Spinal Dislocations Workup
- Author: J Allan Goodrich, MD; Chief Editor: Jeffrey A Goldstein, MD more...
The laboratory workup for spinal dislocation parallels that for any patient with complex traumatic injuries. The workup should include a complete blood count, comprehensive metabolic profile, and urinalysis. The workup frequently includes clotting studies (prothrombin time, activated partial thromboplastin time).
If the patient presents in shock, urgent type and crossmatch is necessary for blood administration. Since a dislocation fracture requires a significant insult, associated chest and abdominal injuries are not uncommon.
Imaging for spinal dislocation begins with high-quality plain radiographs taken in the AP and lateral views. These most often demonstrate the severity of the injury. A well-centered lateral view provides information on alignment and associated fractures, primarily of the anterior column. The AP view demonstrates associated injuries to the ribs and transverse processes, which are an indication of the violent nature of the injury. Associated pneumothorax may also be depicted from this view. See the radiographs below.
CT scan supplements the information gathered from the plain radiographs and provides pertinent data on the injuries to the posterior elements, including lamina and facet injuries. The empty facet sign is a complete dislocation of these joints and is a hallmark finding with these injuries as well as severe flexion-distraction–type traumas. These studies usually are obtained with 3-mm cuts and can be reformatted in the frontal and sagittal plains.
MRI is infrequently required; plain radiographs and CT scans can provide most of the data needed to treat these injuries. If the neurologic examination findings do not correlate with the level of injury determined from plain films, then MRI may be indicated to provide additional information on adjacent levels of involvement. The neural elements and disk injuries are better depicted by MRI.[13, 12]
Ultrasound has been used in some centers intraoperatively to assess canal clearance. Specific expertise in its interpretation is required and is not always available.
Classification systems for thoracolumbar fractures
Many classification systems for thoracolumbar fractures exist. None are universally accepted, but each has its own merits and limitations. Important factors in their application include simplicity, reproducibility, and the ability to assist in making management decisions.[14, 15, 16]
Historically, Holdsworth viewed the spine as a 2-column structure with the vertebrae representing the anterior, load-bearing column and the posterior elements (pedicles, laminae, spinous processes, and attaching ligaments) functioning primarily as a tension band resisting tensile loads.
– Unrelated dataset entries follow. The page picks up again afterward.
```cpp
__global__ __launch_bounds__(256) void convtr_prep_kernel(const float *v, const float *g, const float *bias, int Cin, int Cout, int K, int u,
                                                          int Cr, int Cip, bf16_t *wf, bf16_t *wb, float *bp) {
    __shared__ float red[4];
    const int ci = blockIdx.x, n = Cout * K;
    const float *vr = v + (size_t)ci * n;
    float ss = 0.f;
    for (int i = threadIdx.x; i < n; i += 256) ss += vr[i] * vr[i];
    for (int m = 32; m >= 1; m >>= 1) ss += __shfl_xor(ss, m, 64);
    if ((threadIdx.x & 63) == 0) red[threadIdx.x >> 6] = ss;
    __syncthreads();
    const float scale = g[ci] / __builtin_sqrtf(red[0] + red[1] + red[2] + red[3]);
    const int Nn = u * Cr;
    for (int i = threadIdx.x; i < n; i += 256) {
        const int co = i / K, jk = i - co * K;
        const int tap = jk / u, phi = jk - tap * u;
        const bf16_t w = f2bf(vr[i] * scale);
        wf[pack_index(2, tap, phi * Cr + co, ci, Nn, Cip)] = w;
        wb[pack_index(2, tap, ci, phi * Cr + co, Cip, Nn)] = w;
    }
    if (ci == 0)
        for (int i = threadIdx.x; i < Nn; i += 256) {
            const int co = i % Cr;
            bp[i] = (bias && co < Cout) ? bias[co] : 0.f;
        }
}

__global__ __launch_bounds__(1024) void convtr_finish_kernel(const float *gw_part, int splits, const float *v, const float *g, int Cin,
                                                             int Cout, int K, int u, int Cr, int Cip, float *gv, float *gg) {
    extern __shared__ float s_gw[];
    __shared__ float red[32];
    const int ci = blockIdx.x, n = Cout * K, Nn = u * Cr, BD = blockDim.x, tid = threadIdx.x;
    const size_t slab = (size_t)2 * Cip * Nn;
    const float *vr = v + (size_t)ci * n;
    float ss = 0.f, dot = 0.f;
    const int E = 2 * u * Cout;
    int EP = 64;
    while (EP < E && EP < BD) EP <<= 1;
    const int NSG = BD / EP, el = tid & (EP - 1), sg = tid / EP;
    float *s_part = s_gw + n;
    for (int e0 = 0; e0 < E; e0 += EP) {
        const int e = e0 + el;
        const bool ok = e < E;
        const int co = e % Cout, tp = e / Cout;
        const int tap = tp / u, phi = tp - tap * u;
        const float *src = gw_part + ((size_t)tap * Cip + ci) * Nn + phi * Cr + co;
        float a = 0.f;
        for (int sp0 = sg; sp0 < splits; sp0 += 8 * NSG) {
            float t[8];
#pragma unroll
            for (int q = 0; q < 8; ++q) t[q] = (ok && sp0 + q * NSG < splits) ? src[(size_t)(sp0 + q * NSG) * slab] : 0.f;
            a += ((t[0] + t[1]) + (t[2] + t[3])) + ((t[4] + t[5]) + (t[6] + t[7]));
        }
        if (NSG > 1) {
            s_part[sg * EP + el] = a;
            __syncthreads();
            if (sg == 0 && ok) {
                float a2 = 0.f;
                for (int q = 0; q < NSG; ++q) a2 += s_part[q * EP + el];
                s_gw[co * K + tp] = a2;
            }
            __syncthreads();
        } else if (ok) {
            s_gw[co * K + tp] = a;
        }
    }
    __syncthreads();
    for (int i = tid; i < n; i += BD) {
        const float vv = vr[i];
        ss += vv * vv;
        dot += vv * s_gw[i];
    }
    for (int m = 32; m >= 1; m >>= 1) {
        ss += __shfl_xor(ss, m, 64);
        dot += __shfl_xor(dot, m, 64);
    }
    const int nw = BD >> 6;
    if ((tid & 63) == 0) red[tid >> 6] = ss, red[16 + (tid >> 6)] = dot;
    __syncthreads();
    float sst = 0.f, dott = 0.f;
    for (int w = 0; w < nw; ++w) sst += red[w], dott += red[16 + w];
    const float inv = 1.f / __builtin_sqrtf(sst);
    const float d = dott * inv;
    const float gs = g[ci] * inv;
    for (int i = tid; i < n; i += BD) gv[(size_t)ci * n + i] = gs * (s_gw[i] - vr[i] * inv * d);
    if (tid == 0) gg[ci] = d;
}

__global__ __launch_bounds__(256) void cl_mean_act_kernel(const bf16_t *a, const bf16_t *b, const bf16_t *c, const bf16_t *d, int count,
                                                          float slope, bf16_t *out, size_t n8) {
    const size_t i = (size_t)blockIdx.x * 256 + threadIdx.x;
    if (i >= n8) return;
    const bf16_t *src[4] = {a, b, c, d};
    float acc[8] = {0.f, 0.f, 0.f, 0.f, 0.f, 0.f, 0.f, 0.f};
    for (int s = 0; s < count; ++s) {
        const uint4 q = reinterpret_cast<const uint4 *>(src[s])[i];
        const unsigned *pq = reinterpret_cast<const unsigned *>(&q);
#pragma unroll
        for (int e = 0; e < 4; ++e) acc[2 * e] += bf2f((bf16_t)(pq[e] & 0xffff)), acc[2 * e + 1] += bf2f((bf16_t)(pq[e] >> 16));
    }
    unsigned w[4];
    const float cnt = (float)count;
#pragma unroll
    for (int e = 0; e < 4; ++e) {
        const float x0 = acc[2 * e] / cnt, x1 = acc[2 * e + 1] / cnt;
        w[e] = pack_bf16(x0 > 0.f ? x0 : x0 * slope, x1 > 0.f ? x1 : x1 * slope);
    }
    reinterpret_cast<uint4 *>(out)[i] = make_uint4(w[0], w[1], w[2], w[3]);
}
struct SumGroup {
    const bf16_t *src[4];
    bf16_t *out;
    int count;
};
__global__ __launch_bounds__(256) void cl_sum2_kernel(SumGroup ga, SumGroup gb, size_t n8) {
    const size_t i = (size_t)blockIdx.x * 256 + threadIdx.x;
    if (i >= n8) return;
    const SumGroup &g = blockIdx.y == 0 ? ga : gb;
    float acc[8] = {0.f, 0.f, 0.f, 0.f, 0.f, 0.f, 0.f, 0.f};
    for (int s = 0; s < g.count; ++s) {
        const uint4 q = reinterpret_cast<const uint4 *>(g.src[s])[i];
        const unsigned *pq = reinterpret_cast<const unsigned *>(&q);
#pragma unroll
        for (int e = 0; e < 4; ++e) acc[2 * e] += bf2f((bf16_t)(pq[e] & 0xffff)), acc[2 * e + 1] += bf2f((bf16_t)(pq[e] >> 16));
    }
    unsigned w[4];
#pragma unroll
    for (int e = 0; e < 4; ++e) w[e] = pack_bf16(acc[2 * e], acc[2 * e + 1]);
    reinterpret_cast<uint4 *>(g.out)[i] = make_uint4(w[0], w[1], w[2], w[3]);
}

__global__ __launch_bounds__(256) void cl_mean_act_bwd_kernel(const bf16_t *g, const bf16_t *y, int count, float slope, bf16_t *gin, size_t n8) {
    const size_t i = (size_t)blockIdx.x * 256 + threadIdx.x;
    if (i >= n8) return;
    const uint4 qg = reinterpret_cast<const uint4 *>(g)[i], qy = reinterpret_cast<const uint4 *>(y)[i];
    const unsigned *pg = reinterpret_cast<const unsigned *>(&qg), *py = reinterpret_cast<const unsigned *>(&qy);
    unsigned w[4];
    const float cnt = (float)count;
#pragma unroll
    for (int e = 0; e < 4; ++e) {
        const float g0 = bf2f((bf16_t)(pg[e] & 0xffff)), g1 = bf2f((bf16_t)(pg[e] >> 16));
        const float y0 = bf2f((bf16_t)(py[e] & 0xffff)), y1 = bf2f((bf16_t)(py[e] >> 16));
        w[e] = pack_bf16(g0 * (y0 > 0.f ? 1.f : slope) / cnt, g1 * (y1 > 0.f ? 1.f : slope) / cnt);
    }
    reinterpret_cast<uint4 *>(gin)[i] = make_uint4(w[0], w[1], w[2], w[3]);
}

}
// ... 275 lines not shown
```

Before: 99910 audio-s/s.

## Process eight output rows per block in weight-norm backward finish kernel

Adds a row-batched path for the weight-norm gradient finish: each 256-thread block handles eight output channels, with each wave owning two rows. Split partials are loaded with 128-bit buffer loads, summed in registers and reduced with DPP/swizzle butterflies. The goal is fewer tiny blocks, better memory-level parallelism and cheaper reductions for small Cin*k layers. The cost is a larger LDS footprint, many template instantiations with higher register pressure, and a two-pass descriptor reordering in the multi launcher.

```diff
diff --git a/pytorch_sound_amd/csrc/psnd_conv.hip b/pytorch_sound_amd/csrc/psnd_conv.hip
--- a/pytorch_sound_amd/csrc/psnd_conv.hip
+++ b/pytorch_sound_amd/csrc/psnd_conv.hip
@@ -1267,28 +1267,233 @@
     }
 }
 
-template <bool MANY>
-__global__ __launch_bounds__(1024) void conv_finish_kernel(const float *gw_part, const float *gb_part, int splits, const float *v,
-                                                           const float *g, int Cout, int Cin, int k, int Cb, int Ca, float *gv,
-                                                           float *gg, float *gbias, unsigned kmagic, unsigned cmagic) {
+constexpr int FIN_ROWS = 8;
+constexpr size_t FIN_ROWS_LDS_MAX = 64 * 1024;
+__host__ __device__ inline bool conv_finish_in_rows(int Cin, int k, int Cb, int Ca, int splits) {
+    return (Cin & 3) == 0 && (Ca & 3) == 0 && splits <= 16 && Cin * k < 2048 && (splits <= 8 || Cin * k <= 1024) &&
+           sizeof(float) * FIN_ROWS * (size_t)(Cin + 1) * (size_t)k <= FIN_ROWS_LDS_MAX && (size_t)k * Cb * Ca * (size_t)splits < ((size_t)1 << 29);
+}
+
+#define FIN_WAVES(BD) ((BD) == 256 ? 4 : 1)
+
+template <int M>
+__device__ __forceinline__ float fin_lane_xor(float x) {
+    const int i = __builtin_bit_cast(int, x);
+    if constexpr (M == 1) return __builtin_bit_cast(float, __builtin_amdgcn_mov_dpp(i, 0xB1, 0xF, 0xF, true));
+    else if constexpr (M == 2) return __builtin_bit_cast(float, __builtin_amdgcn_mov_dpp(i, 0x4E, 0xF, 0xF, true));
+    else if constexpr (M == 8) return __builtin_bit_cast(float, __builtin_amdgcn_mov_dpp(i, 0x128, 0xF, 0xF, true));
+    else if constexpr (M == 4 || M == 16) return __builtin_bit_cast(float, __builtin_amdgcn_ds_swizzle(i, (M << 10) | 0x1F));
+    else return __shfl_xor(x, M, 64);
+}
+__device__ __forceinline__ float fin_butterfly(float x) {
+    x += fin_lane_xor<32>(x);
+    x += fin_lane_xor<16>(x);
+    x += fin_lane_xor<8>(x);
+    x += fin_lane_xor<4>(x);
+    x += fin_lane_xor<2>(x);
+    x += fin_lane_xor<1>(x);
+    return x;
+}
+
+template <int NS, int P>
+__device__ __forceinline__ void conv_finish_rows(const float *gw_part, const float *gb_part, int splits, const float *v, const float *g,
+                                                 int Cout, int Cin, int k, int Cb, int Ca, float *gv, float *gg, float *gbias,
+                                                 unsigned kmagic, unsigned c4magic, const int co0, float *s_gw, float *red) {
+    constexpr int RW = FIN_ROWS / 4, NU = RW * 4 * P;
+    constexpr int UB = 16 / P >= NS ? 16 / P / NS : 1;
+    static_assert(NU % UB == 0, "slab batches");
+    const int lane = threadIdx.x & 63, w = __builtin_amdgcn_readfirstlane(threadIdx.x >> 6);
+    const int n = Cin * k, n4 = n >> 2, cin4 = Cin >> 2, pitch = Cin + 1;
+    const unsigned slab_bytes = (unsigned)k * Cb * Ca * 4u;
+    const bool bias = gbias && gb_part;
+    constexpr unsigned OUTSIDE = 0x80000000u;
+    const __amdgpu_buffer_rsrc_t r_gw = make_uniform_rsrc(gw_part, (int)(slab_bytes * (unsigned)splits));
+    const __amdgpu_buffer_rsrc_t r_v = make_uniform_rsrc(v, Cout * n * 4), r_gv = make_uniform_rsrc(gv, Cout * n * 4);
+    const __amdgpu_buffer_rsrc_t r_g = make_uniform_rsrc(g, Cout * 4), r_gb = make_uniform_rsrc(gb_part, bias ? splits * Cb * 4 : 0);
+    auto unit_co = [&](int u) { return co0 + RW * w + u / (4 * P); };
+    auto unit_q0 = [&](int u) { return 64 * ((u / P) & 3) + 256 * (u % P); };
+    auto unit_live = [&](int u) { return unit_co(u) < Cout && unit_q0(u) < n4; };
+    auto fresh = [](int x) __attribute__((always_inline)) {
+        asm volatile("" : "+v"(x));
+        return x;
+    };
+    const int tap_wrap = 1 - (k - 1) * pitch;
+    auto quad_places = [&](int q, int (&at)[4]) __attribute__((always_inline)) {
+        const int ci = (int)__umulhi((unsigned)(4 * q), kmagic);
+        int j = 4 * q - ci * k;
+        at[0] = j * pitch + ci;
+#pragma unroll
+        for (int e = 1; e < 4; ++e) {
+            const bool wrap = ++j == k;
+            j = wrap ? 0 : j;
+            at[e] = at[e - 1] + (wrap ? tap_wrap : pitch);
+        }
+    };
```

Involvement of either structure or both structures, according to Holdsworth, required potentially different modes of reconstruction.
Currently, the AO classification has many advocates.
Magerl basically divided thoracolumbar fractures into 3 groups :
Group A involves compression injuries.
Group B involves distraction mechanisms.
Group C involves torsional injuries.
Further subdivisions are based on morphology of the fracture and its associated ligamentous components. This system and others base their classification on plain radiographs and computer tomographic (CT) findings. While extremely inclusive and comprehensive, interobserver agreement approaches only 67%.